# What to Study to get into the field of hackers



## rk_koutilya (Nov 14, 2007)

Hi All
I am A finance person doing my CA. But i am more interested in computers. I do a bit of programming, write queries in SQL, use crystal reports etc. However i want to get into the field of hacking(ethical of course). How to approach this.  I have purchased a book on TCP/IP. Will it help me to any extent.

For this, if i am right, i should learn atleast one web based language. Which is the best language though difficult to learn.

To be very specific, what is starting point for learning hacking.  

I am not interested in learning a programming language just to get into a job or earn for a living. I want to do something new, something challenging, do some discovery / invention. 

How to start this. I want the help of all You learned people of this field.  

Can some body help me on this please.

Raj


----------



## [xubz] (Nov 14, 2007)

1. Hacking is nothing but Exploiting the Loopholes. I'd suggest the book 'Hacking for Dummies', Its written very well and will teach you about HOW hackers actually work and how to stop them (or Security).

It even teaches you about some basic tools required to secure your own network. Not just that, you'll know about various terminologies, methods, case studies, etc. Very Interesting Book, I'd suggest you to get it 

2. Perl, The Best Web-based Language you can learn, especially in Security Point of View. (Just visit some underground hacking sites, you'll know why)

3. There is not 'starting' point, its all about your creativity and mind. Get the above mentioned book, you'll understand a lot! It gives you some advise, etc. by the end of the book.

4. You can take up CEH (Certified Ethical Hacker) course. If you have 4-5years experience as Security Expert, you can take up CISSP Certificate, which means you're a 1337 ethical hacker (the certificate holders are one of the highest paid!)


----------



## rk_koutilya (Nov 14, 2007)

Thanks for your immediate responce buddy.

Let me buy this book and get back to you. Further as you rightly said, its once creativity makes him to explore more and more.  


thanks once again.

Raj


----------



## manubatham20 (Nov 28, 2007)

I am also interesting in it. But reading books is not only the solution, i think. I try to read many books myself but there is not benefit. You need a guidence. I have many many many books about it.
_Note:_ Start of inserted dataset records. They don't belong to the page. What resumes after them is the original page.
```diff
@@ -428,6 +450,16 @@
 FN2_API int fn2_debug_set_conv_variant(int v) { cv::g_forced_variant = v; return FN2_OK; }
 FN2_API int fn2_conv_mfma_num_variants(void) { return cv::kNumVariants; }
 
+FN2_API int fn2_debug_conv_mfma_model_pick(int N, int Cin, int Hin, int Win, int Cout, int kernel, int stride, int pad) {
+  if (N <= 0 || !fn2_conv_mfma_supported(Cin, Hin, Win, Cout, kernel, stride, pad)) return -1;
+  const cv::Args a = cv::layer_args(N, Cin, Hin, Win, Cout, kernel, stride, pad);
+  mfma::Pick p;
+  mfma::model_pick(p, cv::kNumVariants, true, [&](int i) { return cv::variant_applies(cv::kVariants[i], a, kernel, stride); },
+                   [&](int i, bool tail) { return cv::variant_cost(cv::kVariants[i], a, tail); },
+                   [&](int i) { return cv::kVariants[i].fn_tail != nullptr; });
+  return p.variant < 0 ? -1 : p.variant + (p.tail ? 1000 : 0);
+}
+
 FN2_API int fn2_conv_mfma_forward(const float* bottom, const float* packed_weight, const float* bias, float* top,
                                   int N, int Cin, int Hin, int Win, int bottom_channels, int bottom_c0,
                                   int Cout, int top_channels, int top_c0, int kernel, int stride, int pad,
@@ -439,12 +471,9 @@
             : fail(FN2_ERR_UNSUPPORTED, "conv_mfma: unsupported geometry (Cin %d, %dx%d, Cout %d, k %d s %d p %d)", Cin, Hin, Win, Cout, kernel, stride, pad);
       }))
     return rc;
-  cv::Args a{};
+  cv::Args a = cv::layer_args(N, Cin, Hin, Win, Cout, kernel, stride, pad);
   a.in = bottom; a.wp = packed_weight; a.bias = bias; a.out = top;
-  a.N = N; a.Cin = Cin; a.Hin = Hin; a.Win = Win; a.in_ctot = bottom_channels; a.in_c0 = bottom_c0;
-  a.Cout = Cout; a.Hout = (Hin + 2 * pad - kernel) / stride + 1; a.Wout = (Win + 2 * pad - kernel) / stride + 1;
-  a.out_ctot = top_channels; a.out_c0 = top_c0; a.pad = pad;
-  a.ksteps = cv::ksteps_for(Cin, kernel) + cv::kSpare;
+  a.in_ctot = bottom_channels; a.in_c0 = bottom_c0; a.out_ctot = top_channels; a.out_c0 = top_c0;
   a.slope = negative_slope; a.relu = relu;
   hipStream_t st = as_stream(stream);
   static TuneCache cache("conv_mfma", cv::kNumVariants);
diff --git a/flownet2_amd/csrc/mfma_tile.hpp b/flownet2_amd/csrc/mfma_tile.hpp
--- a/flownet2_amd/csrc/mfma_tile.hpp
+++ b/flownet2_amd/csrc/mfma_tile.hpp
@@ -197,6 +197,19 @@
 
 struct Pick { int variant = -1; bool tail = false; };
 
+template <class Applies, class Cost, class HasTail>
+void model_pick(Pick& p, int nvariants, bool split_tail, Applies applies, Cost cost, HasTail has_tail) {
+  p = Pick{};
+  double bc = 0;
+  for (int i = 0; i < nvariants; ++i) {
+    if (!applies(i)) continue;
+    for (int t = 0; t < (split_tail && has_tail(i) ? 2 : 1); ++t) {
+      const double c = cost(i, t == 1);
+      if (p.variant < 0 || c < bc) { p.variant = i; bc = c; p.tail = t == 1; }
+    }
+  }
+}
+
 template <class Applies, class Cost, class Run, class HasTail>
 int pick_variant(Pick& p, const char* what, int forced, int nvariants, bool split_tail, TuneCache& cache, const TuneKey& key, hipStream_t st,
                  Applies applies, Cost cost, Run run, HasTail has_tail) {
@@ -222,14 +235,7 @@
     p.variant = split_tail ? picked / 2 : picked;
     p.tail = split_tail && (picked & 1);
   } else {
-    double bc = 0;
-    for (int i = 0; i < nvariants; ++i) {
-      if (!applies(i)) continue;
-      for (int t = 0; t < (split_tail && has_tail(i) ? 2 : 1); ++t) {
-        const double c = cost(i, t == 1);
-        if (p.variant < 0 || c < bc) { p.variant = i; bc = c; p.tail = t == 1; }
-      }
-    }
+    model_pick(p, nvariants, split_tail, applies, cost, has_tail);
   }
   if (p.variant < 0) return fail(FN2_ERR_UNSUPPORTED, "%s: no kernel variant for this geometry", what);
   return FN2_OK;
```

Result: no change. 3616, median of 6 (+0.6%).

But no benefit from reading only books, practical concepts remains unclear without doing in real life, that how the instruction is going on the internet blah blah blah......... I read that telnet is the powerful tool for hacking and exploring loopholes, can anyone tell me more about it?


----------



## Gigacore (Nov 28, 2007)

One small advice: Study Security Architecture in detail.


----------



## infra_red_dude (Nov 28, 2007)

The first thing you need to ask is, what are you gonna hack???!! You need a sound knowledge of Operating System Internals before you can get into ethical hacking.

The way things are implemented differs from one OS to another.


----------



## paid (Nov 28, 2007)

any tutorial websites?


----------



## Faun (Nov 28, 2007)

paid said:
			
		

> any tutorial websites?


Read some good book about TCP/IP
A web based language is a must (Perl,CGI)
Unix knowledge will further enhance ur skills
Get some book on Google hacks
Good networking and OS knowledge


----------



## QwertyManiac (Nov 29, 2007)

Quoting Anomit - Don't learn to hack, hack to learn.


----------



## amitava82 (Nov 29, 2007)

If everyone could hack just by doing some courses then whole security story would have been different.


----------



## motobuntu (Dec 6, 2007)

amitava82 said:
			
		

> If everyone could hack just by doing some courses then whole security story would have been different.



You are right, no course in this universe will be able to produce a perfect hacker but everybody has to start at some point, and  I don't think there is any harm in doing a course to learn the basics and then move to the advance level.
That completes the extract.